Now that spring is finally here (we hope!), the lure of warmer weather will certainly get you thinking about fun outdoor activities. And with that comes the importance of staying hydrated. If you appreciate variety, you know it doesn’t always have to come in a glass. And if you’ve got veggies on your mind, well that’s even better!
You can easily replenish fluids lost through exercise with the following water-rich vegetables and benefit from a nutrient-boost at the same time. Plus, all these hydrating foods are perfect to take along for the ride, run or walk:
- Cucumbers are versatile vegetables, and at 96.7 percent water, lend themselves well to summer salads and chilled soup recipes. Or simply slice and pair with hummus or a slice of cheese to carry with you.
- Celery is surprisingly nutrient-packed for being 95 percent water. Those slender stalks contain an impressive combo of fiber and needed minerals. Top with peanut butter, or cream cheese, and you’ve got yourself an ideal post-workout snack.
- Radishes actually contain more water than watermelon (!) and deliver a pleasing spicy-sweet crunch. Dice and toss them in with a variety of salads and dips, or bring them along just as they are.
- Green bell peppers are 94 percent water, easy to snack on and loaded with antioxidants and vitamin C.
- Cauliflower is a superfood in disguise, because of its pale appearance and somewhat bland taste.
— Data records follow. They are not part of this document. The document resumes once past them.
+template <bool DBIAS>
+static void launch_attn_bwd_krows(hipStream_t s, uint64_t qkv, uint64_t dout,
+                                  uint64_t mask, uint64_t m, uint64_t lsum,
+                                  uint64_t pdT, uint64_t dqkv, int64_t B,
+                                  int64_t S, int64_t h, float scale,
+                                  float keep, uint64_t salt, uint64_t state,
+                                  float* dbscr) {
+  dim3 grid((unsigned)(B * h * ((S + 63) / 64)));
+  ATT_LAUNCH_HM(mask != 0, (attn_bwd_dq_krows_kernel<HM, DBIAS>), grid,
+                KRB_DQ_LDS, s, (const ushort_t*)qkv, (const ushort_t*)dout,
+                (const ushort_t*)mask, (const float*)m, (const float*)lsum,
+                (float*)pdT, (ushort_t*)dqkv, (int)B, (int)S, (int)h, scale,
+                keep, salt, (const unsigned long long*)state, dbscr);
+  ATT_LAUNCH_HM(mask != 0, (attn_bwd_dkv_krows_kernel<HM, DBIAS>), grid,
+                KRB_DKV_LDS, s, (const ushort_t*)qkv, (const ushort_t*)dout,
+                (const ushort_t*)mask, (const float*)m, (const float*)lsum,
+                (const float*)pdT, (ushort_t*)dqkv, (int)B, (int)S, (int)h,
+                scale, keep, salt, (const unsigned long long*)state, dbscr);
+}
+
+static bool attn_bwd_use_krows(int64_t S) {
+  const char* e = getenv("SKY_ATTN_KROWS");
+  return S >= 2 && !(e && e[0] == '0');
+}
+
 template <bool DBIAS>
 static void launch_attn_bwd_pair(hipStream_t s, uint64_t qkv, uint64_t dout,
                                  uint64_t mask, uint64_t m, uint64_t lsum,
@@ -493,9 +790,14 @@
                             float scale, float keep, uint64_t salt,
                             uint64_t state) {
   if (d != ATT_D || S > ATT_SMAX) return (int)hipErrorInvalidValue;
-  launch_attn_bwd_pair<false>((hipStream_t)stream, qkv, dout, mask, m, lsum,
-                              pdT, dsT, dqkv, B, S, h, scale, keep, salt,
-                              state, nullptr);
+  if (attn_bwd_use_krows(S))
+    launch_attn_bwd_krows<false>((hipStream_t)stream, qkv, dout, mask, m, lsum,
+                                 pdT, dqkv, B, S, h, scale, keep, salt, state,
+                                 nullptr);
+  else
+    launch_attn_bwd_pair<false>((hipStream_t)stream, qkv, dout, mask, m, lsum,
+                                pdT, dsT, dqkv, B, S, h, scale, keep, salt,
+                                state, nullptr);
   LAUNCH_CHECK();
   return 0;
 }
@@ -511,8 +813,12 @@
   if (d != ATT_D || S > ATT_SMAX || scratch == 0 || dbias == 0)
     return (int)hipErrorInvalidValue;
   hipStream_t s = (hipStream_t)stream;
-  launch_attn_bwd_pair<true>(s, qkv, dout, mask, m, lsum, pdT, dsT, dqkv, B, S,
-                             h, scale, keep, salt, state, (float*)scratch);
+  if (attn_bwd_use_krows(S))
+    launch_attn_bwd_krows<true>(s, qkv, dout, mask, m, lsum, pdT, dqkv, B, S, h,
+                                scale, keep, salt, state, (float*)scratch);
+  else
+    launch_attn_bwd_pair<true>(s, qkv, dout, mask, m, lsum, pdT, dsT, dqkv, B,
+                               S, h, scale, keep, salt, state, (float*)scratch);
   const int64_t cols = 3 * h * ATT_D, nslabs = B * ((S + 63) / 64);
   if (job)
     sky_finish_job_set(job, scratch, dbias, 0, 0, nslabs, cols, 1, dbias_dt);
diff --git a/skycomputing_amd/ops/hip/attn_common.h b/skycomputing_amd/ops/hip/attn_common.h
--- a/skycomputing_amd/ops/hip/attn_common.h
+++ b/skycomputing_amd/ops/hip/attn_common.h
@@ -10,6 +10,10 @@
 
 #define ATT_SMAX 128
 #define ATT_D 64
+
+#define KR_IMG0_OFF 0
+#define KR_IMG1_OFF (16 * 1024)
+#define KR_AUX_OFF (32 * 1024)
 
 DEV void* lds_at(char* base, int byte) { return (void*)(base + byte); }
 
@@ -32,6 +36,26 @@
   }
   return (bf16x8){v[0][0], v[0][1], v[0][2], v[0][3],
                   v[1][0], v[1][1], v[1][2], v[1][3]};
+}
+
+DEV bf16x8 abf_tr_rows64_2(const char* lds_base, int off, int ra, int rb,
+                           int cq0, int s4) {
+  s16x4_a v[2];
+#pragma unroll
+  for (int half = 0; half < 2; ++half) {
+    const int row = (half ? rb : ra) + (s4 >> 2);
+    const int byte = (off + row * 128 + (cq0 + (s4 & 3)) * 8) ^ ((row & 7) << 4);
+    v[half] = __builtin_amdgcn_ds_read_tr16_b64_v4i16(
+        (abf_las4)(lds_base + byte));
+  }
+  return (bf16x8){v[0][0], v[0][1], v[0][2], v[0][3],
+                  v[1][0], v[1][1], v[1][2], v[1][3]};
+}
+
+DEV bf16x8 att_pack_dpair(const f32x4& t0, const f32x4& t1) {
+  const uint4_t v = {f32x2_to_bf16x2(t0[0], t0[1]), f32x2_to_bf16x2(t0[2], t0[3]),
+                     f32x2_to_bf16x2(t1[0], t1[1]), f32x2_to_bf16x2(t1[2], t1[3])};
+  return __builtin_bit_cast(bf16x8, v);
 }
 
 DEV bf16x8 abf_tr_rows128(const char* lds_base, int off, int r0, int cq0,
@@ -95,6 +119,34 @@
       acc[kt] = __builtin_amdgcn_mfma_f32_16x16x32_bf16(a[ks], bk, acc[kt], 0, 0, 0);
     }
   }
+}
+
+DEV void att_score_tile_t(f32x4 (&acc)[8], const bf16x8 (&b)[2], char* lds,
+                          int off, int nt, int lm, int lg) {
+#pragma unroll
+  for (int mt = 0; mt < 8; ++mt) {
+    if (mt >= nt) continue;
+    const int tok = mt * 16 + lm;
+#pragma unroll
+    for (int ks = 0; ks < 2; ++ks) {
+      bf16x8 at = *(const bf16x8*)lds_at(
+          lds, swz(off + tok * 128 + (ks * 32 + lg * 8) * 2, tok, 7));
+      acc[mt] = __builtin_amdgcn_mfma_f32_16x16x32_bf16(at, b[ks], acc[mt], 0, 0, 0);
+    }
+  }
+}
+
+DEV void att_mask_keys_lds(float* mk, bool has_mask,
+                           const ushort_t* __restrict__ mask, int b, int S,
+                           int tid) {
+  if (tid < ATT_SMAX) {
+    float mv = 0.f;
+    if (has_mask && tid < S) mv = bf16_to_f32(mask[(size_t)b * S + tid]);
+    mk[tid] = (tid < S) ? mv : -3.0e38f;
+  }
+}
+DEV f32x4 att_mask_keys4(const float* mk, int mt, int lg) {
+  return *(const f32x4*)(mk + mt * 16 + lg * 4);
 }
 
 DEV void att_glds_rows(const ushort_t* src, int tstride, int tok0, int nrows,
@@ -117,15 +169,37 @@
   return p;
 }
 
+DEV uint64_t att_drop_hash_half(uint64_t seed, int bh, int S, int row, int lm,
+                                int half) {
+  const uint64_t base = ((uint64_t)bh * S + row) * 16 + lm;
+  return rng_hash(seed, base * 2 + half);
+}
 DEV void att_drop_hash(uint64_t (&z)[2], uint64_t seed, int bh, int S,
                        int row, int lm) {
-  const uint64_t base = ((uint64_t)bh * S + row) * 16 + lm;
-  z[0] = rng_hash(seed, base * 2);
-  z[1] = rng_hash(seed, base * 2 + 1);
+  z[0] = att_drop_hash_half(seed, bh, S, row, lm, 0);
+  z[1] = att_drop_hash_half(seed, bh, S, row, lm, 1);
 }
 DEV bool att_drop_keep(const uint64_t (&z)[2], int kt, unsigned keep16) {
   const uint64_t zz = kt < 4 ? z[0] : z[1];
   return (unsigned)((zz >> (16 * (kt & 3))) & 0xFFFFu) < keep16;
+}
+DEV void att_drop_hash_krows(uint64_t (&z)[4][2], uint64_t seed, int bh,
+                             int S, int q, int lg) {
+#pragma unroll
+  for (int r = 0; r < 4; ++r) att_drop_hash(z[r], seed, bh, S, q, lg * 4 + r);
+}
+DEV void att_drop_bits_lds(unsigned char* bits, uint64_t seed, int bh, int S,
+                           int kb, int nrows, unsigned keep16, int tid) {
+  for (int u = tid; u < nrows * 16; u += 256) {
+    const int q = u >> 4, lm = u & 15;
+    uint64_t z[2] = {0, 0};
+    z[kb & 1] = att_drop_hash_half(seed, bh, S, q, lm, kb & 1);
+    unsigned v = 0;
+#pragma unroll
+    for (int w = 0; w < 4; ++w)
+      v |= (unsigned)att_drop_keep(z, (kb & 1) * 4 + w, keep16) << w;
+    bits[(q >> 2) * 64 + lm * 4 + (q & 3)] = (unsigned char)v;
+  }
 }
 
 DEV void att_store_rows16(ushort_t* __restrict__ dst, int rstride,
@@ -186,6 +260,41 @@
   }
 }
 
+DEV void att_store_cols16(ushort_t* __restrict__ dst, int rstride,
+                          const f32x4 (&acc)[4], int row0, int S, int lm,
+                          int lg) {
+  const int row = row0 + lm;
+  if (row >= S) return;
+#pragma unroll
+  for (int ct = 0; ct < 4; ++ct)
+    *(ushort4_t*)(dst + (size_t)row * rstride + ct * 16 + lg * 4) =
+        f32x4_to_bf16x4(acc[ct][0], acc[ct][1], acc[ct][2], acc[ct][3]);
+}
+
+DEV float att_colsum_cols16(const f32x4 (&acc)[4], int row0, int S, int lm) {
+  const bool live = row0 + lm < S;
+  float v8[8], v4[4], v2[2];
+#pragma unroll
+  for (int i = 0; i < 8; ++i) {
+    const float lo = live ? bf16_to_f32(f32_to_bf16(acc[i >> 2][i & 3])) : 0.f;
+    const float hi =
+        live ? bf16_to_f32(f32_to_bf16(acc[2 + (i >> 2)][i & 3])) : 0.f;
+    v8[i] = ((lm & 8) ? hi : lo) + __shfl_xor((lm & 8) ? lo : hi, 8, 64);
+  }
+#pragma unroll
+  for (int i = 0; i < 4; ++i)
+    v4[i] = ((lm & 4) ? v8[4 + i] : v8[i]) +
+            __shfl_xor((lm & 4) ? v8[i] : v8[4 + i], 4, 64);
+#pragma unroll
+  for (int i = 0; i < 2; ++i)
+    v2[i] = ((lm & 2) ? v4[2 + i] : v4[i]) +
+            __shfl_xor((lm & 2) ? v4[i] : v4[2 + i], 2, 64);
+  return ((lm & 1) ? v2[1] : v2[0]) + __shfl_xor((lm & 1) ? v2[0] : v2[1], 1, 64);
+}
+DEV int att_colsum_cols16_col(int lm, int lg) {
+  return (lm >> 2) * 16 + lg * 4 + (lm & 3);
+}
+
 #define ATT_LAUNCH_HM(has_mask, KERNEL, grid, lds_bytes, stream, ...)         \
   do {                                                                        \
     if (has_mask) {                                                           \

But it’s 92 percent water, provides phytonutrients and can help lower cholesterol and fight cancer.
- Cauliflower’s green relative, broccoli is close in water content but packs even more nutrition.
Sufficient hydration is essential for making every system of the body function better, and will have positive effects on skin, hair, digestion and overall performance. So why make it a ‘watered-down’ experience when taking a veggie break can be so much more enjoyable and invigorating?
Just be forewarned — the person who takes veggie snacks along on a hike will always be asked to share them with those who only thought to bring water!